Pull every line containing "bool" from the entries.

(Beginning of Input for this task)

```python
class LocoNormDesc(C.Structure):
    OPS = {"gn_stats": 0, "gn_tstats": 1, "gn_apply": 2, "gn_cache": 3, "gn_fused_finalize": 4, "gn_fused_finalize_cat": 5,
           "gn_lin_fused_finalize": 6, "ctx_groupnorm": 7}
    _PTRS = ("x", "d", "base", "gamma", "beta", "ss_scale", "ss_shift", "sc", "sh", "mr", "tst", "partA", "partB",
             "o_mr", "o_sc", "o_sh", "o_tst", "o_tc", "out")
    _fields_ = ([("struct_size", C.c_int32)] +
                [(k, C.c_int32) for k in ("op", "kind", "act", "B", "C", "HW", "G", "C1", "ntA", "ntB", "accumulate")] +
                [("eps", C.c_float), ("base_scale", C.c_float)] +
                [(k, C.c_int64) for k in ("x_bs", "d_bs", "base_bs", "out_bs", "pbs_c", "pbs_g", "o_bs", "t_bs")] +
                [(k, C.c_void_p) for k in _PTRS])


class LocoAttnDesc(C.Structure):
    _PTRS = ("q", "k", "v", "kt", "vt", "P", "o", "dq", "dk", "dv", "out", "go", "gq", "gk", "gv")
    _fields_ = ([("struct_size", C.c_int32)] +
                [(k, C.c_int32) for k in ("kind", "pass_", "T", "NH", "CH", "B", "Lt", "L", "pair", "no_workspace")] +
                [(k, C.c_void_p) for k in _PTRS])


class LocoTextCfg(C.Structure):
# ... 1063 lines not shown
```

Baseline: 20.27 edit-directions/s.

## Allow K-concatenated shortcut convs and norm-cotangent epilogue under split-K

Residual-block shortcut 1x1 convs can now be folded into the main 3x3 conv through K-concatenation even when the conv runs with split-K. A smaller 4,1,1,2 kcat tile variant is added, and nsplit is trimmed so no split ends up empty. The norm-cotangent term for 1x1 convs, previously only fused when nsplit was 1, is now applied inside a new vectorized split-K reduce kernel. Both paths aim to remove separate shortcut conv launches and extra elementwise passes over activations, at the cost of more template instantiations and more planner complexity.

```diff
diff --git a/include/loco_hip_diag.h b/include/loco_hip_diag.h
--- a/include/loco_hip_diag.h
+++ b/include/loco_hip_diag.h
@@ -33,6 +33,7 @@
     float *st_o_mr, *st_o_sc, *st_o_sh;
     float *st_o_tst, *st_o_tc;
     float *st_keep_out;
+    int32_t kcat_split;
 } loco_conv_desc;
 int  loco_debug_conv(loco_ctx* ctx, const loco_conv_desc* desc, char* plan, int64_t cap, void* stream);
 
diff --git a/loco-edit_amd/csrc/conv.hip b/loco-edit_amd/csrc/conv.hip
--- a/loco-edit_amd/csrc/conv.hip
+++ b/loco-edit_amd/csrc/conv.hip
@@ -329,11 +329,54 @@
     }
 }
 
+__global__ __launch_bounds__(256) void conv_splitk_reduce4_cot(ConvArgs a, long total) {
+    const long out_plane = (long)a.Hout * a.Wout;
+    const long per_b = (long)a.Cout * out_plane;
+    for (long i = ((long)blockIdx.x * blockDim.x + threadIdx.x) * 4; i < total; i += (long)gridDim.x * blockDim.x * 4) {
+        const int b = (int)(i / per_b);
+        const long rem = i - (long)b * per_b;
+        const int co = (int)(rem / out_plane);
+        const f32x4_r d = *reinterpret_cast<const f32x4_r*>(a.cot_d + (long)b * a.cot_d_bs + rem);
+        const f32x4_r* sp4 = reinterpret_cast<const f32x4_r*>(a.cot_sx + rem);
+        const f32x4_r r0 = sp4[0], r1 = sp4[1];
+        const float* tcp = a.cot_tc + (long)b * a.cot_tc_bs + 2 * co;
+        const float c1 = tcp[0], c2 = tcp[1];
+        f32x4_r v = {0.f, 0.f, 0.f, 0.f};
+        const float* pp = a.partial + i;
+        int s = 0;
+        for (; s + 4 <= a.nsplit; s += 4) {
+            const f32x4_r p0 = *reinterpret_cast<const f32x4_r*>(pp + (long)s * total);
+            const f32x4_r p1 = *reinterpret_cast<const f32x4_r*>(pp + (long)(s + 1) * total);
+            const f32x4_r p2 = *reinterpret_cast<const f32x4_r*>(pp + (long)(s + 2) * total);
+            const f32x4_r p3 = *reinterpret_cast<const f32x4_r*>(pp + (long)(s + 3) * total);
+            v += (p0 + p1) + (p2 + p3);
+        }
+        for (; s < a.nsplit; ++s) v += *reinterpret_cast<const f32x4_r*>(pp + (long)s * total);
+        float* o = a.out + (long)b * a.out_bs + rem;
+        if (a.accumulate) v += *reinterpret_cast<const f32x4_r*>(o);
+        v[0] += fmaf(r0[0], d[0], -fmaf(r0[1], c2, c1));
+        v[1] += fmaf(r0[2], d[1], -fmaf(r0[3], c2, c1));
+        v[2] += fmaf(r1[0], d[2], -fmaf(r1[1], c2, c1));
+        v[3] += fmaf(r1[2], d[3], -fmaf(r1[3], c2, c1));
+        float add = 0.f;
+        if (a.bias) add += a.bias[co];
+        if (a.bias2) add += a.bias2[(long)b * a.bias2_bs + co];
+        v += add;
+        *reinterpret_cast<f32x4_r*>(o) = v;
+    }
+}
+
 void launch_conv_splitk_reduce(const ConvArgs& a, hipStream_t st) {
     if (a.nsplit > 1) {
         long total = (long)a.B * a.Cout * a.Hout * a.Wout;
         const bool vec = ((a.Hout * a.Wout) % 4) == 0 && (a.out_bs % 4) == 0 && (a.res_bs % 4) == 0 &&
                          (reinterpret_cast<uintptr_t>(a.out) % 16) == 0 && (reinterpret_cast<uintptr_t>(a.res) % 16) == 0;
+        if (a.cot_d) {
+            int blocks = (int)((total / 4 + 255) / 256);
+            if (blocks > 2048) blocks = 2048;
+            hipLaunchKernelGGL(conv_splitk_reduce4_cot, dim3(blocks), dim3(256), 0, st, a, total);
+            return;
+        }
         if (vec) {
             int blocks = (int)((total / 4 + 255) / 256);
             if (blocks > 2048) blocks = 2048;
diff --git a/loco-edit_amd/csrc/conv_bf16.hip b/loco-edit_amd/csrc/conv_bf16.hip
--- a/loco-edit_amd/csrc/conv_bf16.hip
+++ b/loco-edit_amd/csrc/conv_bf16.hip
@@ -6,7 +6,11 @@
 
 enum : int { PR_BF16X3 = 0, PR_F16 = 1 };
 template <int PR, int TAPS, int MODE> void launch_tile_b(const ConvArgs& a, hipStream_t st);
-template <int PR, int MODE> void launch_kcat_b(const ConvArgs& a, hipStream_t st);
+template <int PR, int MODE, int WM, int WN, int TM, int TN> void launch_kcat_b(const ConvArgs& a, hipStream_t st);
+template <int PR, int MODE> static void launch_kcat_tile(const ConvArgs& a, hipStream_t st) {
+    if (a.tile == 1) launch_kcat_b<PR, MODE, 4, 1, 1, 2>(a, st);
+    else launch_kcat_b<PR, MODE, 2, 4, 2, 2>(a, st);
+}
 template <int PR, int MODE> void launch_pair_b(const ConvArgs& a, hipStream_t st);
 void launch_conv_gemm(const ConvArgs& a, hipStream_t st);
 template <int PR> void launch_poly_b(const ConvArgs& a, hipStream_t st);
@@ -15,7 +19,7 @@
 template <int PR>
 static void launch_lowp(const ConvArgs& a, int taps, hipStream_t st) {
 #ifdef LOCO_DIAG
-    if (a.cot_d && (taps != 1 || a.gemm || a.nsplit > 1 || a.Cin2 > 0 || (a.Cout % conv_bf16_tile_couts(a)) != 0 || a.st_kind == ST_TAN || a.st_kind == ST_COT)) {
+    if (a.cot_d && (taps != 1 || a.gemm || a.Cin2 > 0 || (a.Cout % conv_bf16_tile_couts(a)) != 0 || a.st_kind == ST_TAN || a.st_kind == ST_COT)) {
         fprintf(stderr, "loco: ConvArgs::cot_d on a launch whose epilogue has no norm-cotangent term (taps %d, gemm %d, nsplit %d, Cout %d, st_kind %d)\n",
                 taps, a.gemm, a.nsplit, a.Cout, a.st_kind);
         abort();
@@ -27,9 +31,9 @@
     if (taps == 9 && a.poly == 2) { launch_poly_in_b<PR>(a, st); return; }
     if (taps == 9 && a.poly) { launch_poly_b<PR>(a, st); return; }
     if (taps == 9 && a.Cin2 > 0) {
-        if (a.mode == CM_GN_SILU) launch_kcat_b<PR, CM_GN_SILU>(a, st);
-        else if (a.mode == CM_GN_GELU) launch_kcat_b<PR, CM_GN_GELU>(a, st);
-        else launch_kcat_b<PR, CM_TAN_SILU>(a, st);
+        if (a.mode == CM_GN_SILU) launch_kcat_tile<PR, CM_GN_SILU>(a, st);
+        else if (a.mode == CM_GN_GELU) launch_kcat_tile<PR, CM_GN_GELU>(a, st);
+        else launch_kcat_tile<PR, CM_TAN_SILU>(a, st);
         return;
     }
     if constexpr (PR == PR_BF16X3) {
diff --git a/loco-edit_amd/csrc/conv_bf16_inst_f.hip b/loco-edit_amd/csrc/conv_bf16_inst_f.hip
--- a/loco-edit_amd/csrc/conv_bf16_inst_f.hip
+++ b/loco-edit_amd/csrc/conv_bf16_inst_f.hip
@@ -1,7 +1,7 @@
 #include "conv_bf16_kernel.h"
 
 namespace loco {
-template void launch_kcat_b<PR_BF16X3, CM_GN_SILU>(const ConvArgs&, hipStream_t);
-template void launch_kcat_b<PR_BF16X3, CM_TAN_SILU>(const ConvArgs&, hipStream_t);
-template void launch_kcat_b<PR_BF16X3, CM_GN_GELU>(const ConvArgs&, hipStream_t);
+template void launch_kcat_b<PR_BF16X3, CM_GN_SILU, 2, 4, 2, 2>(const ConvArgs&, hipStream_t);
+template void launch_kcat_b<PR_BF16X3, CM_TAN_SILU, 2, 4, 2, 2>(const ConvArgs&, hipStream_t);
+template void launch_kcat_b<PR_BF16X3, CM_GN_GELU, 2, 4, 2, 2>(const ConvArgs&, hipStream_t);
 }
diff --git a/loco-edit_amd/csrc/conv_bf16_inst_f_f16.hip b/loco-edit_amd/csrc/conv_bf16_inst_f_f16.hip
--- a/loco-edit_amd/csrc/conv_bf16_inst_f_f16.hip
+++ b/loco-edit_amd/csrc/conv_bf16_inst_f_f16.hip
@@ -1,7 +1,7 @@
 #include "conv_bf16_kernel.h"
 
 namespace loco {
-template void launch_kcat_b<PR_F16, CM_GN_SILU>(const ConvArgs&, hipStream_t);
-template void launch_kcat_b<PR_F16, CM_TAN_SILU>(const ConvArgs&, hipStream_t);
-template void launch_kcat_b<PR_F16, CM_GN_GELU>(const ConvArgs&, hipStream_t);
+template void launch_kcat_b<PR_F16, CM_GN_SILU, 2, 4, 2, 2>(const ConvArgs&, hipStream_t);
+template void launch_kcat_b<PR_F16, CM_TAN_SILU, 2, 4, 2, 2>(const ConvArgs&, hipStream_t);
+template void launch_kcat_b<PR_F16, CM_GN_GELU, 2, 4, 2, 2>(const ConvArgs&, hipStream_t);
 }
diff --git a/loco-edit_amd/csrc/conv_bf16_inst_h.hip b/loco-edit_amd/csrc/conv_bf16_inst_h.hip
--- /dev/null
+++ b/loco-edit_amd/csrc/conv_bf16_inst_h.hip
@@ -0,0 +1,10 @@
+#include "conv_bf16_kernel.h"
+
+namespace loco {
+template void launch_kcat_b<PR_BF16X3, CM_GN_SILU, 4, 1, 1, 2>(const ConvArgs&, hipStream_t);
+template void launch_kcat_b<PR_BF16X3, CM_TAN_SILU, 4, 1, 1, 2>(const ConvArgs&, hipStream_t);
+template void launch_kcat_b<PR_BF16X3, CM_GN_GELU, 4, 1, 1, 2>(const ConvArgs&, hipStream_t);
+template void launch_kcat_b<PR_F16, CM_GN_SILU, 4, 1, 1, 2>(const ConvArgs&, hipStream_t);
+template void launch_kcat_b<PR_F16, CM_TAN_SILU, 4, 1, 1, 2>(const ConvArgs&, hipStream_t);
+template void launch_kcat_b<PR_F16, CM_GN_GELU, 4, 1, 1, 2>(const ConvArgs&, hipStream_t);
+}
diff --git a/loco-edit_amd/csrc/conv_bf16_kernel.h b/loco-edit_amd/csrc/conv_bf16_kernel.h
--- a/loco-edit_amd/csrc/conv_bf16_kernel.h
+++ b/loco-edit_amd/csrc/conv_bf16_kernel.h
@@ -1350,11 +1350,14 @@
 }
 
 
-template <int PR, int MODE>
+template <int PR, int MODE, int WM, int WN, int TM, int TN>
 void launch_kcat_b(const ConvArgs& a, hipStream_t st) {
-    constexpr int WM = 2, WN = 4, TM = 2, TN = 2, MT = 128, NT = 256;
+    constexpr int MT = WM * TM * 32, NT = WN * TN * 32;
+    static_assert(MT == 128, "K-concatenated launches: 128-cout tiles");
     const int TW = a.Wout < 32 ? a.Wout : 32, TH = NT / TW;
     size_t lds = (size_t)3 * 3 * MT * rec_bytes<PR>() + 2 * ((size_t)(TW + 2) * (TH + 2) + NDUMMY) * halo_pitch<PR>();
+    const size_t stage_bytes = (size_t)WM * 32 * NT * 4;
+    if (lds < stage_bytes) lds = stage_bytes;
     dim3 grid(((a.Hout * a.Wout) / NT) * ((a.Cout + MT - 1) / MT) * a.B * a.nsplit);
     void (*kern)(ConvArgs);
     if constexpr (PR == PR_F16) kern = &conv_kcat_f16<WM, WN, TM, TN, MODE>;
diff --git a/loco-edit_amd/csrc/conv_plan.hip b/loco-edit_amd/csrc/conv_plan.hip
--- a/loco-edit_amd/csrc/conv_plan.hip
+++ b/loco-edit_amd/csrc/conv_plan.hip
@@ -96,6 +96,13 @@
            (a.Cin % BKC) == 0 && (a.Cin2 % BKC) == 0 && a.in_padded &&
            (a.mode == CM_GN_SILU || a.mode == CM_GN_GELU || a.mode == CM_TAN_SILU);
 }
+static bool conv_lowp_can_kcat_split(const ConvArgs& a) {
+    static const bool on = env_int("LOCO_KCAT", 1) != 0;
+    const int tile = bf16_tile_of(a);
+    return on && a.Cin2 > 0 && a.nsplit > 1 && (tile == 5 || tile == 1) && ((a.Hout * a.Wout) % kNT[tile]) == 0 && a.stride == 1 &&
+           !a.upsample && !a.zins && a.pad == 1 && (a.Cin % BKC) == 0 && (a.Cin2 % BKC) == 0 && a.in_padded &&
+           (a.mode == CM_GN_SILU || a.mode == CM_GN_GELU || a.mode == CM_TAN_SILU);
+}
 static bool conv_lowp_can_fuse_stats(const ConvArgs& a) {
     return a.nsplit <= 1 && !a.gemm && (a.Cout % conv_bf16_tile_couts(a)) == 0;
 }
@@ -236,12 +243,20 @@
             a.out = a.pool_tmp; a.out_bs = a.pool_tmp_bs; a.Hout = a.Hin; a.Wout = a.Win; a.accumulate = 0; a.pool2 = 0;
         }
     }
+    auto ws_nsplit = [&](int ns) {
+        while (ns > 1 && (size_t)ns * a.B * a.Cout * a.Hout * a.Wout > e.partial_floats) ns >>= 1;
+        return ns < 1 ? 1 : ns;
+    };
+    bool kcat_split = false;
     if (sc) {
         ConvArgs t = a;
         t.nsplit = e.prec >= 1 ? conv_bf16_pick_nsplit(a.Cin, a.Cout, a.Hout, a.Wout, a.B, e.chip_share, 9, e.lanes) : 2;
         t.in2 = sc->in; t.in2_bs = sc->in_bs; t.Cin2 = sc->Cin;
         const long per_probe = (long)((a.Hout * a.Wout) / 256) * ((a.Cout + 127) / 128);
-        if (e.prec >= 1 && taps == 9 && !short_tail(per_probe, a.B) && !a.bias2 && conv_lowp_can_kcat(t)) {
+        const bool kcat1 = e.prec >= 1 && taps == 9 && !short_tail(per_probe, a.B) && !a.bias2 && conv_lowp_can_kcat(t);
+        kcat_split = !kcat1 && e.kcat_split && e.prec >= 1 && taps == 9 && !a.bias2 && !a.pool2 && ws_nsplit(t.nsplit) > 1 &&
+                     conv_lowp_can_kcat_split(t);
+        if (kcat1 || kcat_split) {
             a.in2 = sc->in; a.in2_bs = sc->in_bs; a.Cin2 = sc->Cin; a.in2_padded = sc->in_padded;
             a.wb2 = e.prec == 2 ? sc->wh : sc->wb;
             a.bias2 = sc->bias; a.bias2_bs = 0;
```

(End of Input for this task)

◆ **Written response**
         const bool vec = ((a.Hout * a.Wout) % 4) == 0 && (a.out_bs % 4) == 0 && (a.res_bs % 4) == 0 &&
+static bool conv_lowp_can_kcat_split(const ConvArgs& a) {
+    static const bool on = env_int("LOCO_KCAT", 1) != 0;
 static bool conv_lowp_can_fuse_stats(const ConvArgs& a) {
+    bool kcat_split = false;
+        const bool kcat1 = e.prec >= 1 && taps == 9 && !short_tail(per_probe, a.B) && !a.bias2 && conv_lowp_can_kcat(t);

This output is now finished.